diff --git a/wayne_amd/csrc/k_prep.h b/wayne_amd/csrc/k_prep.h
--- a/wayne_amd/csrc/k_prep.h
+++ b/wayne_amd/csrc/k_prep.h
@@ -107,6 +107,8 @@
   double* chunk_box;
   int fix_inline;
   int no_narrow;
+  TilePlan* tile_plan;
+  float lane_reach_sigmas;
 };
 
 __device__ __forceinline__ void raise_status(const PrepArgs& a, int bit) { atomicMax(a.status + (bit >> 1), a.run); }
@@ -358,9 +360,14 @@
 
   const int w = ch * kPrepThreads + tid;
   uint32_t c = 0;
+  int tp_lane = 0, tp_nwide = 0, tp_narrow = 0, tp_ox = 0, tp_oy = 0;
+  bool tp_sane = false;
+  float tp_sh = 0.f, tp_sl = 0.f;
   if (w < W) {
     const size_t kw = (size_t)k * W + w;
-    const BinPlan b = plan_bin(a, k, w, a.wl[w], a.flux[w], a.wa.sens[w], a.wa.dlam[w], a.wa.ratio[w], a.wa.sigl[w], s_tr,
+    const double sigl_w = a.wa.sigl[w];
+    if (a.tile_plan) { tp_sh = (float)a.wa.sigh[w]; tp_sl = (float)sigl_w; }
+    const BinPlan b = plan_bin(a, k, w, a.wl[w], a.flux[w], a.wa.sens[w], a.wa.dlam[w], a.wa.ratio[w], sigl_w, s_tr,
                                x_ref, y_ref, dur, a.depth ? a.depth[kw] : 0.);
     a.xpos[kw] = b.xs;
     a.ypos[kw] = b.ys;
@@ -379,12 +386,37 @@
       c = b.rest;
       if (a.fix_inline && c > 0u) raise_status(a, 2);
       if (a.no_narrow && b.narrow > 0u) raise_status(a, 2);
+      if (a.tile_plan) {
+        tp_lane = (int32_t)b.lane; tp_nwide = b.nwide; tp_narrow = (int32_t)b.narrow;
+        if (tp_lane > 0 || tp_narrow > 0) {
+          const BinLocal bl = bin_local(b.xs, b.ys);
+          tp_sane = bl.sane; tp_ox = bl.ox; tp_oy = bl.oy;
+        }
+      }
     }
   }
   if (overflow) raise_status(a, 1);
   const unsigned long long n_split_total = wave_sum_u32(n_split);
   __shared__ unsigned long long s_split[NW];
   if (lane == 0) s_split[wave] = n_split_total;
+  __shared__ int s_plan[NW][11];
+  if (a.tile_plan) {
+    int lbox[4] = {0x7FFFFFFF, -0x7FFFFFFF, 0x7FFFFFFF, -0x7FFFFFFF}, nbox[4] = {0x7FFFFFFF, -0x7FFFFFFF, 0x7FFFFFFF, -0x7FFFFFFF};
+    float reach = 0.f;
+    bool lane_any = false;
+    lane_box_add(tp_lane, min(max(tp_nwide, 0), tp_lane), tp_sane, tp_ox, tp_oy, tp_sh, tp_sl, a.lane_reach_sigmas, 0, lbox, reach, lane_any);
+    narrow_box_add(tp_narrow > 0 && tp_sane, tp_ox, tp_oy, nbox);
+    wave_box(lbox);
+    wave_box(nbox);
+    const int r_hi = wave_maxi(__float_as_int(reach));
+    const bool l_any = __any(lane_any), n_any = __any(tp_narrow > 0);
+    if (lane == 0) {
+      int* const o = s_plan[wave];
+      o[0] = lbox[0]; o[1] = lbox[1]; o[2] = lbox[2]; o[3] = lbox[3];
+      o[4] = nbox[0]; o[5] = nbox[1]; o[6] = nbox[2]; o[7] = nbox[3];
+      o[8] = r_hi; o[9] = l_any ? 1 : 0; o[10] = n_any ? 1 : 0;
+    }
+  }
 
   if (!a.fix_inline) {
     uint32_t incl = c;
@@ -430,6 +462,22 @@
     unsigned long long tot = 0;
     for (int i = 0; i < NW; ++i) tot += s_split[i];
     if (tot) count_electrons(a.total_electrons, blockIdx.y * gridDim.x + blockIdx.x, tot);
+    if (a.tile_plan) {
+      int m[11];
+      for (int j = 0; j < 11; ++j) m[j] = s_plan[0][j];
+      for (int i = 1; i < NW; ++i) {
+        for (int j = 0; j < 8; j += 2) { m[j] = min(m[j], s_plan[i][j]); m[j + 1] = max(m[j + 1], s_plan[i][j + 1]); }
+        for (int j = 8; j < 11; ++j) m[j] = max(m[j], s_plan[i][j]);
+      }
+      TilePlan tp;
+      for (int j = 0; j < 4; ++j) {
+        tp.lane_box[j] = m[j];
+        tp.narrow_box[j] = (int16_t)min(max(m[4 + j], -32768), 32767);
+      }
+      tp.lane_reach = (uint32_t)m[8];
+      tp.any = (m[9] ? kTilePlanLaneAny : 0u) | (m[10] ? kTilePlanNarrowAny : 0u);
+      a.tile_plan[(size_t)k * gridDim.y + ch] = tp;
+    }
   }
 
   if (a.fix_inline && ch == 0 && tid == 0) a.sub[k] = make_sub_info(a, k, x_ref, y_ref, s_tr, 0u, 1e300, -1e300, 1e300, -1e300);
diff --git a/wayne_amd/csrc/k_ramp.h b/wayne_amd/csrc/k_ramp.h
--- a/wayne_amd/csrc/k_ramp.h
+++ b/wayne_amd/csrc/k_ramp.h
@@ -11,6 +11,7 @@
   const double* read_dt;
   long long* acc;
   const float* pfl;
+  const float* inv_gain;
   const float* sky;
   const float* lin[4];
   const float* dark_sci;
@@ -303,7 +304,10 @@
   const int p_raw = blockIdx.x * blockDim.x + tid;
   const bool valid = p_raw < S * S;
   const int p = valid ? p_raw : 0;
-  const int Y = p / S, X = p - Y * S;
+  const bool row_wg = S == kRampThreads;
+  int Y, X;
+  if (row_wg) { Y = (int)blockIdx.x; X = tid; }
+  else { Y = p / S; X = p - Y * S; }
   const bool interior = valid && (X >= kBorder && X < S - kBorder && Y >= kBorder && Y < S - kBorder);
   const size_t SS = (size_t)S * S;
   OutT* out = (OutT*)a.out;
@@ -358,7 +362,7 @@
   float c1 = 0, c2 = 7e-7f + 1e-12f * (float)(p & 63), c3 = 0, c4 = 0;
 #else
   const float t_sky = (interior && do_sky) ? a.sky[p] : 0.f;
-  const float t_pfl = (interior && gainvar) ? a.pfl[p] : 1.0f;
+  const float t_pfl = (interior && gainvar) ? (PROD ? a.inv_gain[p] : a.pfl[p]) : 1.0f;
   float c1 = 0, c2 = 0, c3 = 0, c4 = 0;
   if (do_lin && valid) { c1 = a.lin[0][p]; c2 = a.lin[1][p]; c3 = a.lin[2][p]; c4 = a.lin[3][p]; }
 #endif
@@ -419,7 +423,9 @@
     }
   }
 
-  const int wy0 = p0 / S, wy1 = min(p0 + 63, S * S - 1) / S, wx0 = p0 - wy0 * S;
+  int wy0, wy1, wx0;
+  if (row_wg) { wy0 = wy1 = (int)blockIdx.x; wx0 = p0 - wy0 * S; }
+  else { wy0 = p0 / S; wy1 = min(p0 + 63, S * S - 1) / S; wx0 = p0 - wy0 * S; }
   unsigned long long live_bits = ~0ull;
   if (a.use_box) {
     uint32_t cbits = 0u;
@@ -445,9 +451,8 @@
     st_out(0, (ArithT)v);
   }
 
-  const float g32 = 2.35f / t_pfl;
   double inv_g = 1.0 / kGain;
-  if (interior && gainvar && !PROD) inv_g = 1.0 / (double)g32;
+  if (interior && gainvar && !PROD) inv_g = 1.0 / (double)(2.35f / t_pfl);
 
   float te_s = 0.f, te_f = 0.f, te_0 = 0.f;
   double td_s = 0., td_f = 0.;
@@ -504,7 +509,7 @@
   if (PROD) {
     {
       const bool f_dark = ALLON || do_dark, f_lin = ALLON || do_lin, f_clip = ALLON || clip, f_rdn = ALLON || rdn;
-      const float inv_gf = !interior ? 0.f : (gainvar ? 1.0f / g32 : (float)(1.0 / kGain));
+      const float inv_gf = !interior ? 0.f : (gainvar ? t_pfl : (float)(1.0 / kGain));
       const float c1p = (1.0f + c1) - 1.0f;
       const float zf = (float)z;
       const bool has_sky_px = skyv > 0.f;
@@ -696,6 +701,14 @@
   ramp_body<OutT, FAST, SKY, NOISE, ALLON, true, true>(a, t, h);
 }
 
+__global__ __launch_bounds__(256) void k_inv_gain(const float* __restrict__ pfl, float* __restrict__ inv_gain, int n) {
+  const int i = blockIdx.x * blockDim.x + threadIdx.x;
+  if (i < n) {
+    const float g32 = 2.35f / pfl[i];
+    inv_gain[i] = 1.0f / g32;
+  }
+}
+
 __global__ __launch_bounds__(256) void k_trap_state_fill(float2* state, int n, float initial_s, float initial_f) {
   const int i = blockIdx.x * blockDim.x + threadIdx.x;
   if (i < n) state[i] = make_float2(initial_s, initial_f);
diff --git a/wayne_amd/csrc/k_throw.h b/wayne_amd/csrc/k_throw.h
--- a/wayne_amd/csrc/k_throw.h
+++ b/wayne_amd/csrc/k_throw.h
@@ -35,6 +35,7 @@
   const float* flat[4];
   long long* acc;
   int32_t* frame;
+  const TilePlan* tile_plan;
 };
 
 struct Affine { uint32_t a, c; };
diff --git a/wayne_amd/csrc/plan_consts.h b/wayne_amd/csrc/plan_consts.h
--- a/wayne_amd/csrc/plan_consts.h
+++ b/wayne_amd/csrc/plan_consts.h
@@ -27,6 +27,15 @@
 constexpr int kMaxChunks = 128;
 constexpr int kLaneListCap = 4096;
 constexpr int kLaneBatchMax = 32;
+
+struct alignas(32) TilePlan {
+  int32_t lane_box[4];
+  uint32_t lane_reach;
+  uint32_t any;
+  int16_t narrow_box[4];
+};
+static_assert(sizeof(TilePlan) == 32, "TilePlan: one 32-byte scalar load");
+constexpr uint32_t kTilePlanLaneAny = 1u, kTilePlanNarrowAny = 2u;
 
 constexpr int kSkyAlias = 256;
 constexpr float kSkyPiece = 16.f;
diff --git a/wayne_amd/csrc/wayne_hip.hip b/wayne_amd/csrc/wayne_hip.hip
--- a/wayne_amd/csrc/wayne_hip.hip
+++ b/wayne_amd/csrc/wayne_hip.hip
@@ -133,6 +133,8 @@
   DevBuf wl, flux, xref, yref;
   DevBuf ratio, sigl, sigh, sens, dlam;
   DevBuf counts, nwide, nsplit, nlane, prefix, xpos, ypos, sub, chunk_total, chunk_box;
+  DevBuf tile_plan;
+  bool plan_last = false;
   DevBuf tr;
   int kb = 1;
   bool thin = false;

:: TASK ::
In the records above, return precisely the line containing "k_trap_state_fill(float2* state, int" and each line that comes after it, up to the final one.

:: EXERCISE SOLUTION ::
 __global__ __launch_bounds__(256) void k_trap_state_fill(float2* state, int n, float initial_s, float initial_f) {
   const int i = blockIdx.x * blockDim.x + threadIdx.x;
   if (i < n) state[i] = make_float2(initial_s, initial_f);
diff --git a/wayne_amd/csrc/k_throw.h b/wayne_amd/csrc/k_throw.h
--- a/wayne_amd/csrc/k_throw.h
+++ b/wayne_amd/csrc/k_throw.h
@@ -35,6 +35,7 @@
   const float* flat[4];
   long long* acc;
   int32_t* frame;
+  const TilePlan* tile_plan;
 };
 
 struct Affine { uint32_t a, c; };
diff --git a/wayne_amd/csrc/plan_consts.h b/wayne_amd/csrc/plan_consts.h
--- a/wayne_amd/csrc/plan_consts.h
+++ b/wayne_amd/csrc/plan_consts.h
@@ -27,6 +27,15 @@
 constexpr int kMaxChunks = 128;
 constexpr int kLaneListCap = 4096;
 constexpr int kLaneBatchMax = 32;
+
+struct alignas(32) TilePlan {
+  int32_t lane_box[4];
+  uint32_t lane_reach;
+  uint32_t any;
+  int16_t narrow_box[4];
+};
+static_assert(sizeof(TilePlan) == 32, "TilePlan: one 32-byte scalar load");
+constexpr uint32_t kTilePlanLaneAny = 1u, kTilePlanNarrowAny = 2u;
 
 constexpr int kSkyAlias = 256;
 constexpr float kSkyPiece = 16.f;
diff --git a/wayne_amd/csrc/wayne_hip.hip b/wayne_amd/csrc/wayne_hip.hip
--- a/wayne_amd/csrc/wayne_hip.hip
+++ b/wayne_amd/csrc/wayne_hip.hip
@@ -133,6 +133,8 @@
   DevBuf wl, flux, xref, yref;
   DevBuf ratio, sigl, sigh, sens, dlam;
   DevBuf counts, nwide, nsplit, nlane, prefix, xpos, ypos, sub, chunk_total, chunk_box;
+  DevBuf tile_plan;
+  bool plan_last = false;
   DevBuf tr;
   int kb = 1;
   bool thin = false;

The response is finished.